━━━━━ The data ━━━━━

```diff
         const uint64_t rr = seed_one(ix, win, seed_len, j, k, l, COUNT ? my_cnt : nullptr);
         if (COUNT) my_seeds++;
-        if (rr > 0 && rr < (uint64_t) thres) {
-            const uint32_t slot = atomicAdd(&s_cnt[ph], 1u);
-            atomicAdd(&s_hits[ph], (uint32_t) rr);
-            s_rec[ph * cap_pp + slot] = k | (rr << 40);
-            s_q[ph * cap_pp + slot] = q;
-        }
+        if (rr > 0 && rr < (uint64_t) thres) ss_append(s_tot, s_rec, s_q, cap_pp, ph, q, k, rr);
     }
     }
     if (COUNT) { atomicAdd(&s_traffic[0], my_seeds); atomicAdd(&s_traffic[1], my_cnt[0]); atomicAdd(&s_traffic[2], my_cnt[1]); }
     __syncthreads();
     if (COUNT && tid < 3) atomicAdd(&counters->seed_traffic[tid], (unsigned long long) s_traffic[tid]);
     if (tid < np) {
-        const uint32_t c = s_cnt[tid];
+        const uint64_t tot = s_tot[tid];
+        const uint32_t c = (uint32_t) tot;
         if (c) {
             const uint64_t id = read * (uint64_t) P + (uint64_t) (phase_lo + (int) tid);
             s_base[tid] = atomicAdd(&gcnt[id], c);
-            atomicAdd(&ghits[id], s_hits[tid]);
+            atomicAdd(&ghits[id], (uint32_t) (tot >> 32));
         }
     }
     __syncthreads();
-    const uint32_t cpp_inv = 0xFFFFFFFFu / cap_pp;
-    for (uint32_t e = tid; e < np * cap_pp; e += 256) {
-        uint32_t ph = __umulhi(e, cpp_inv), sl = e - ph * cap_pp;
-        if (sl >= cap_pp) { ++ph; sl -= cap_pp; }
-        if (sl < s_cnt[ph]) {
-            const uint64_t o = (read * (uint64_t) P + (uint64_t) (phase_lo + (int) ph)) * cap_q + s_base[ph] + sl;
-            rec[o] = s_rec[e];
-            recq[o] = s_q[e];
+    const uint32_t lane = tid & 63u, wave = (uint32_t) __builtin_amdgcn_readfirstlane((int) (tid >> 6));
+    const uint32_t cnt_l = lane < np ? (uint32_t) s_tot[lane] : 0u;
+    const uint32_t base_l = lane < np && cnt_l ? s_base[lane] : 0u;
+    const bool share = np < 4u;
+    for (uint32_t ph = share ? 0u : wave; ph < np; ph += share ? 1u : 4u) {
+        const uint32_t c = (uint32_t) __builtin_amdgcn_readlane((int) cnt_l, (int) ph);
+        const uint64_t o = (read * (uint64_t) P + (uint64_t) (phase_lo + (int) ph)) * cap_q + (uint32_t) __builtin_amdgcn_readlane((int) base_l, (int) ph);
+        uint64_t *rec_o = rec + o;
+        uint32_t *recq_o = recq + o;
+        const uint32_t lb = ph * cap_pp;
+        for (uint32_t sl = share ? tid : lane; sl < c; sl += share ? 256u : 64u) {
+            rec_o[sl] = s_rec[lb + sl];
+            recq_o[sl] = s_q[lb + sl];
         }
     }
 }
@@ -342,8 +356,11 @@
         uint32_t grid;
         if (lrm_grid_1d(n * bpr, "seed_search", &grid)) return -1;
         lrm_time_begin(ws, LRM_K_SEED_SEARCH, stream);
-        auto sk = ws->counting ? seed_search_kernel<2048, true>
-                               : ss_items == 1024u ? seed_search_kernel<1024, false> : ss_items == 4096u ? seed_search_kernel<4096, false> : seed_search_kernel<2048, false>;
+        const LrmIndexView &v = idx->view;
+        const bool sd48 = v.sd && v.sd_f == 4 && v.sd_slot == 8 && 8 + 2 * (v.sd_len - 3) - v.sd_bits <= 32;
+        auto sk = ws->counting ? seed_search_kernel<2048, true, false>
+                  : sd48 ? (ss_items == 1024u ? seed_search_kernel<1024, false, true> : ss_items == 4096u ? seed_search_kernel<4096, false, true> : seed_search_kernel<2048, false, true>)
+                         : (ss_items == 1024u ? seed_search_kernel<1024, false, false> : ss_items == 4096u ? seed_search_kernel<4096, false, false> : seed_search_kernel<2048, false, false>);
         if (ws->counting) bpr = (uint32_t) (((uint64_t) np * cap_q + 2047) / 2048);
         if (ws->counting) grid = (uint32_t) (n * bpr);
         hipLaunchKernelGGL(sk, dim3(grid), dim3(256), mt.ss_lds_pad, stream, idx->view,
```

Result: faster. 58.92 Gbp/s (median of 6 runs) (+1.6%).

━━━━━

Give the records again, exactly as they appear.

```diff
         const uint64_t rr = seed_one(ix, win, seed_len, j, k, l, COUNT ? my_cnt : nullptr);
         if (COUNT) my_seeds++;
-        if (rr > 0 && rr < (uint64_t) thres) {
-            const uint32_t slot = atomicAdd(&s_cnt[ph], 1u);
-            atomicAdd(&s_hits[ph], (uint32_t) rr);
-            s_rec[ph * cap_pp + slot] = k | (rr << 40);
-            s_q[ph * cap_pp + slot] = q;
-        }
+        if (rr > 0 && rr < (uint64_t) thres) ss_append(s_tot, s_rec, s_q, cap_pp, ph, q, k, rr);
     }
     }
     if (COUNT) { atomicAdd(&s_traffic[0], my_seeds); atomicAdd(&s_traffic[1], my_cnt[0]); atomicAdd(&s_traffic[2], my_cnt[1]); }
     __syncthreads();
     if (COUNT && tid < 3) atomicAdd(&counters->seed_traffic[tid], (unsigned long long) s_traffic[tid]);
     if (tid < np) {
-        const uint32_t c = s_cnt[tid];
+        const uint64_t tot = s_tot[tid];
+        const uint32_t c = (uint32_t) tot;
         if (c) {
             const uint64_t id = read * (uint64_t) P + (uint64_t) (phase_lo + (int) tid);
             s_base[tid] = atomicAdd(&gcnt[id], c);
-            atomicAdd(&ghits[id], s_hits[tid]);
+            atomicAdd(&ghits[id], (uint32_t) (tot >> 32));
         }
     }
     __syncthreads();
-    const uint32_t cpp_inv = 0xFFFFFFFFu / cap_pp;
-    for (uint32_t e = tid; e < np * cap_pp; e += 256) {
-        uint32_t ph = __umulhi(e, cpp_inv), sl = e - ph * cap_pp;
-        if (sl >= cap_pp) { ++ph; sl -= cap_pp; }
-        if (sl < s_cnt[ph]) {
-            const uint64_t o = (read * (uint64_t) P + (uint64_t) (phase_lo + (int) ph)) * cap_q + s_base[ph] + sl;
-            rec[o] = s_rec[e];
-            recq[o] = s_q[e];
+    const uint32_t lane = tid & 63u, wave = (uint32_t) __builtin_amdgcn_readfirstlane((int) (tid >> 6));
+    const uint32_t cnt_l = lane < np ? (uint32_t) s_tot[lane] : 0u;
+    const uint32_t base_l = lane < np && cnt_l ? s_base[lane] : 0u;
+    const bool share = np < 4u;
+    for (uint32_t ph = share ? 0u : wave; ph < np; ph += share ? 1u : 4u) {
+        const uint32_t c = (uint32_t) __builtin_amdgcn_readlane((int) cnt_l, (int) ph);
+        const uint64_t o = (read * (uint64_t) P + (uint64_t) (phase_lo + (int) ph)) * cap_q + (uint32_t) __builtin_amdgcn_readlane((int) base_l, (int) ph);
+        uint64_t *rec_o = rec + o;
+        uint32_t *recq_o = recq + o;
+        const uint32_t lb = ph * cap_pp;
+        for (uint32_t sl = share ? tid : lane; sl < c; sl += share ? 256u : 64u) {
+            rec_o[sl] = s_rec[lb + sl];
+            recq_o[sl] = s_q[lb + sl];
         }
     }
 }
@@ -342,8 +356,11 @@
         uint32_t grid;
         if (lrm_grid_1d(n * bpr, "seed_search", &grid)) return -1;
         lrm_time_begin(ws, LRM_K_SEED_SEARCH, stream);
-        auto sk = ws->counting ? seed_search_kernel<2048, true>
-                               : ss_items == 1024u ? seed_search_kernel<1024, false> : ss_items == 4096u ? seed_search_kernel<4096, false> : seed_search_kernel<2048, false>;
+        const LrmIndexView &v = idx->view;
+        const bool sd48 = v.sd && v.sd_f == 4 && v.sd_slot == 8 && 8 + 2 * (v.sd_len - 3) - v.sd_bits <= 32;
+        auto sk = ws->counting ? seed_search_kernel<2048, true, false>
+                  : sd48 ? (ss_items == 1024u ? seed_search_kernel<1024, false, true> : ss_items == 4096u ? seed_search_kernel<4096, false, true> : seed_search_kernel<2048, false, true>)
+                         : (ss_items == 1024u ? seed_search_kernel<1024, false, false> : ss_items == 4096u ? seed_search_kernel<4096, false, false> : seed_search_kernel<2048, false, false>);
         if (ws->counting) bpr = (uint32_t) (((uint64_t) np * cap_q + 2047) / 2048);
         if (ws->counting) grid = (uint32_t) (n * bpr);
         hipLaunchKernelGGL(sk, dim3(grid), dim3(256), mt.ss_lds_pad, stream, idx->view,
```

Result: faster. 58.92 Gbp/s (median of 6 runs) (+1.6%).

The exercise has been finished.